Türkiye’de bugün itibariyle işletmedeki rüzgar enerji santrali (RES) kurulu gücü yaklaşık 7400 megavat (MW). Yılın ilk iki ayındaki verilere göre bu santraller 4 milyar kilovatsaat (kWh) elektrik üretmiş durumda. Bu rakamla, RES’lerin toplam elektrik üretimindeki payı yüzde 8.45 seviyesinde.
Şimdi rüzgardan biraz uzaklaşıp, diğer kaynaklara bakalım.
Doğalgaz santrallerinin elektrik üretimindeki payı üç-dört yıl önce bulunduğu yüzde 40’lar seviyesinden, son iki ayda yüzde 20’lerin altına gerilemiş durumda. Ancak bu geçici bir durum. Çünkü bol yağışlı bir yıl yaşandığından, hidroelektrik santralleri üretimlerini patlama sayılabilecek derecede arttırdılar. Olağan yağış rejimine dönüldüğünde durum değişecektir.
Bu arada ithal kömüre dayalı elektrik santrallerinin payı da yüzde 21 seviyesinde. Dolayısıyla doğalgaz santrallerinin bugüne kadarki en düşük kapasiteyle çalıştıkları ortamda bile ithal kaynakların elektrik üretimindeki payı yüzde 40’ın üzerinde.

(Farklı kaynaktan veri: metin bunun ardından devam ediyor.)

def window_extract(vol: torch.Tensor, grid: Grid, w0: int, nwin: int, roi: Sequence[int], out: torch.Tensor) -> torch.Tensor:
    _lib.require_device(vol, out)
    if vol.dim() != 4 or not vol.is_contiguous() or not out.is_contiguous():
        raise RuntimeError("monai_amd.window_extract: vol must be a contiguous [C,D,H,W] tensor")
    c, d, h, w = vol.shape
    sz, sy, sx = grid
    _lib.lib().call(
        "mh_window_extract_f32", _lib.ptr(vol), c, d, h, w, _lib.int_array(sz), len(sz), _lib.int_array(sy), len(sy),
# ... 152 lines not shown
            n = len(starts)
            if n > 1 and any(starts[i] != i * starts[1] for i in range(n - 1)):
                return False
            if n > 2 and cls.residue_log2(n, starts[1], r) is None:
                return False
        return True

    def __init__(self, grid, roi, k: int, device, dtype=torch.float32, allocate: bool = True):
        self.grid, self.roi, self.k = [list(g) for g in grid], tuple(int(v) for v in roi), int(k)
        self.n = [len(g) for g in self.grid]
        self.log2m = [self.residue_log2(n, g[1] if n > 1 else 1, r) for n, g, r in zip(self.n, self.grid, self.roi)]
        self.cnt = []
        for n, lg in zip(self.n, self.log2m):
            c = (C.c_int32 * self.CLASSES)()
            _lib.lib().call("mh_sw_mosaic_class_counts", int(n), int(lg), c)
            self.cnt.append([int(v) for v in c])
        self.base = [0] * self.CLASSES ** 3
        total = 0
        for cz in range(self.CLASSES):
            for cy in range(self.CLASSES):
                for cx in range(self.CLASSES):
                    size = self.k * self.cnt[0][cz] * self.roi[0] * self.cnt[1][cy] * self.roi[1] * self.cnt[2][cx] * self.roi[2]
                    self.base[(cz * self.CLASSES + cy) * self.CLASSES + cx] = total
                    if size:
                        total = (total + size + 3) // 4 * 4
                        if size * 4 >= (1 << 20):
                            total = (total + 63) // 64 * 64 + 17 * 64
        self.total, self._device, self._dtype = max(total, 4), device, dtype
        self.flat = None
        if allocate:
            self.allocate()

    def allocate(self):
        self.flat = torch.empty(self.total, dtype=self._dtype, device=self._device)
        return self

    def place(self, w: int):
        nz, ny, nx = self.n
        idx = (w // (ny * nx), (w // nx) % ny, w % nx)
        cls, j = [], []
        for a in range(3):
            last = idx[a] == self.n[a] - 1
            m = 1 << self.log2m[a]
            cls.append(m if last else idx[a] & (m - 1))
            j.append(0 if last else idx[a] >> self.log2m[a])
        dc, hc, wc = (self.cnt[a][cls[a]] * self.roi[a] for a in range(3))
        off = self.base[(cls[0] * self.CLASSES + cls[1]) * self.CLASSES + cls[2]] + ((j[0] * self.roi[0]) * hc + j[1] * self.roi[1]) * wc + j[2] * self.roi[2]
        return off, dc * hc * wc, hc * wc, wc

    def window_view(self, w: int) -> torch.Tensor:
        off, sc, sd, sh = self.place(w)
        return self.flat.as_strided((self.k,) + self.roi, (sc, sd, sh, 1), off)

    def places(self, w0: int, n: int):
        flat = [int(v) for w in range(w0, w0 + n) for v in self.place(w)]
        return (C.c_int64 * len(flat))(*flat)


def sw_blend_mosaic(mosaic: LogitsMosaic, imp: torch.Tensor, out: torch.Tensor) -> torch.Tensor:
    _lib.require_device(mosaic.flat, imp, out)
    if not (imp.is_contiguous() and out.is_contiguous()):
        raise RuntimeError("monai_amd.sw_blend_mosaic: contiguous tensors required")
    factored = imp.dim() == 1
    if factored and imp.numel() != sum(mosaic.roi) + 1:
        raise RuntimeError("monai_amd.sw_blend_mosaic: factored importance map must hold rd + rh + rw + 1 floats")
    k, d, h, w = out.shape
    sz, sy, sx = mosaic.grid
    _lib.lib().call("mh_sw_blend_mosaic_f32", _lib.ptr(mosaic.flat), (C.c_int64 * len(mosaic.base))(*mosaic.base), *[int(v) for v in mosaic.log2m], _lib.ptr(imp),
                    int(factored), _lib.ptr(out), k, d, h, w, *mosaic.roi, _lib.int_array(sz), len(sz), _lib.int_array(sy), len(sy), _lib.int_array(sx), len(sx), _s(out))
    return out


def conv1x1_windows(x, x_nrm, weight, bias, mosaic: LogitsMosaic, w0: int):
    _lib.require_device(x, x_nrm, weight, bias, mosaic.flat)
    xi = _lib.tensor5(x, x_nrm)
    _lib.lib().call("mh_conv1x1_windows_f32", C.byref(xi), _lib.ptr(weight), _lib.ptr(bias), _lib.ptr(mosaic.flat), int(weight.shape[0]),
                    mosaic.places(int(w0), int(x.shape[0])), _s(x))


def conv3d_k3_select(cin: int, cout: int, d: int, h: int, w: int, bounded: bool = False, algo: Optional[int] = None) -> int:
    from . import config

    cfg = _lib.lib().query("mh_conv3d_k3_select", config.conv_algo() if algo is None else int(algo), int(bool(bounded)), cin, cout, d, h, w)
    if not config.small_volume_h2() and cfg == _lib.lib().query("mh_conv3d_k3_h2v_config"):
        cfg = _lib.lib().query("mh_conv3d_k3_select", config.CONV_ALGOS["fp32"], int(bool(bounded)), cin, cout, d, h, w)
    return cfg


def conv3d_k3_num_configs() -> int:
    return _lib.lib().query("mh_conv3d_k3_num_configs")


def conv3d_k3_h2_config() -> int:
    return _lib.lib().query("mh_conv3d_k3_h2_config")


def conv3d_k3_h2c_config() -> int:
    return _lib.lib().query("mh_conv3d_k3_h2c_config")


def conv3d_k3_c1_config() -> int:
    return _lib.lib().query("mh_conv3d_k3_c1_config")


def conv3d_k3_h2v_config() -> int:
    return _lib.lib().query("mh_conv3d_k3_h2v_config")


def conv3d_k3_h2w_config() -> int:
    return _lib.lib().query("mh_conv3d_k3_h2w_config")


def conv3d_k3_h2w_fits(d: int, h: int, w: int) -> bool:
    return bool(_lib.lib().query("mh_conv3d_k3_h2w_fits", int(d), int(h), int(w)))


def conv3d_k3_accepts(cfg: int, cin: int, cout: int) -> bool:
    return bool(_lib.lib().query("mh_conv3d_k3_accepts", int(cfg), int(cin), int(cout)))


def conv3d_k3_pack(cfg: int, weight: torch.Tensor) -> torch.Tensor:
    _lib.require_device(weight)
    cout, cin = weight.shape[:2]
    wc = weight.detach().contiguous()
    packed = torch.empty(_lib.lib().query("mh_conv3d_k3_packed_floats", cfg, cin, cout), dtype=torch.float32, device=weight.device)
    _lib.lib().call("mh_conv3d_k3_pack_f32", cfg, _lib.ptr(wc), cin, cout, _lib.ptr(packed), _s(weight))
    return packed


def conv3d_k3_stat_tiles(cfg: int, d: int, h: int, w: int) -> int:
    return _lib.lib().query("mh_conv3d_k3_stat_tiles", cfg, d, h, w)


def conv3d_k3(cfg, x, x_nrm, packed_w, bias, out, stats: Optional[torch.Tensor] = None, accumulate: bool = False):
    _lib.require_device(x, x_nrm, packed_w, bias, out, stats)
    xi, xo = _lib.tensor5(x, x_nrm), _lib.tensor5(out)
    _lib.lib().call("mh_conv3d_k3_accumulate_f32" if accumulate else "mh_conv3d_k3_f32", int(cfg), C.byref(xi), _lib.ptr(packed_w), _lib.ptr(bias), C.byref(xo),
                    _lib.ptr(stats), _s(x))
    return out


def conv3d_k3_pool_accepts(cfg: int, cin: int, cout: int, d: int, h: int, w: int) -> bool:
    return bool(_lib.lib().query("mh_conv3d_k3_pool_accepts", int(cfg), int(cin), int(cout), int(d), int(h), int(w)))


def conv3d_k3_pool(cfg, x, x_nrm, packed_w, bias, out, stats, pool_max: torch.Tensor, pool_min: torch.Tensor):
    _lib.require_device(x, x_nrm, packed_w, bias, out, stats, pool_max, pool_min)
    if pool_max.shape != pool_min.shape or pool_max.stride() != pool_min.stride() or not pool_max[0].is_contiguous():
        raise RuntimeError("monai_amd.conv3d_k3_pool: pool_max / pool_min must be two equally laid out [N, C, D/2, H/2, W/2] tensors, dense per sample")
    xi, xo = _lib.tensor5(x, x_nrm), _lib.tensor5(out)
    _lib.lib().call("mh_conv3d_k3_pool_f32", int(cfg), C.byref(xi), _lib.ptr(packed_w), _lib.ptr(bias), C.byref(xo), _lib.ptr(stats), _lib.ptr(pool_max), _lib.ptr(pool_min),
                    int(pool_max.stride(0)), _s(x))
    return out


def pool_select(pool_max: torch.Tensor, pool_min: torch.Tensor, nrm: torch.Tensor) -> torch.Tensor:
    _lib.require_device(pool_max, pool_min, nrm)
    n, c = int(pool_max.shape[0]), int(pool_max.shape[1])
    vol = int(pool_max.shape[2] * pool_max.shape[3] * pool_max.shape[4])
    if nrm.dim() != 3 or nrm.shape[2] != 4 or nrm.stride(2) != 1 or nrm.stride(1) != 4:
        raise RuntimeError("monai_amd.pool_select: nrm must be an [N, C, 4] record view")
    _lib.lib().call("mh_pool_select_f32", _lib.ptr(pool_max), _lib.ptr(pool_min), _lib.ptr(nrm), int(nrm.stride(0)), n, c, int(pool_max.stride(0)), vol, _s(pool_max))
    return pool_max


def instnorm_stat_tiles(d: int, h: int, w: int) -> int:
    return _lib.lib().query("mh_instnorm_stat_tiles", d, h, w)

Şimdi asıl konumuza tekrar dönersek, RES’ler ne kadar fazla üretirse, elektrik üretimi amaçlı enerji kaynağı ithalat ihtiyacı o kadar düşecektir. Bunun için, diğer yenilenebilir kaynaklarda olduğu gibi rüzgara dayalı elektrik üretim kapasitesinin büyütülmesinde büyük fayda var.
Peki bu kapasite nereye kadar büyütülebilir? Önce eldeki proje stokunu gözden geçirelim. Halen 650 MW kurulu güçteki 18 adet RES’in inşaatı sürüyor. Yine lisanslanmış 1000 MW’lik YEKA Rüzgar projesinin akıbetini ise bilmiyoruz ama stokta var mı, var. Ayrıca yaklaşık 2000 MW’lik ön lisansı alınmış sıfırdan RES projesi mevcut. Bunlara işletmedeki santrallerin 1100 MW’lik kapasite arttırma talebini de ekleyebiliriz.
Üç aşağı beş yukarı diye bakmanızı rica edeceğimiz bu rakamları sıraladıktan sonra proje tarafında bir sorun olmadığını söyleyebiliriz. Ama mesele bunların hayata geçirilme imkanı bulup bulmayacağı. Bulacaksa da hangi takvim çerçevesinde kurulabileceği.
İnşa halindekilerin, YEKDEM kapsamında fiyat alım garantisinden yararlanabilmek için en geç 2020 sonuna kadar üretime geçirileceğini kabul edebiliriz. Ama diğerleri için şu sıralarda iyimser olmak çok zor.
Sektörde kime sorsanız alacağınız cevap üç aşağı beş yukarı aynı. Proje sahipleri finansman bulamıyor. Bulsalar da faizler çok yüksek. Santrali o kredilerle kurunca yatırım geri dönüş süresi çok uzayacak.
Yani RES projesi sahipleri, YEKDEM’in sona ereceği gerçeğiyle finansman bulma sorunu arasında sıkışıp kalmış durumda. Bu diğer yenilenebilir kaynaklara dayalı projeler için de geçerli kuşkusuz. Ama biz bu sıkıntıyı rüzgara bırakalım, ilgili adrese ulaştırsın diyelim.
Proje stokunun önemli bir kısmının hepten gündemden kalkmaması için enerji yönetiminin adım atması lazım. Eldeki RES projelerinin kadük olmaması için bir an önce, YEKDEM sonrası nasıl bir destekleme mekanizması getirileceğine dair bir yol haritası ortaya koyulması şart görünüyor. Yatırımcılara projeksiyon çizme imkanı sağlayacak böylesi bir adım atılmazsa, ithal kaynağa bağımlılığı düşürme hedefi doğrultusunda alınacak yol da uzar.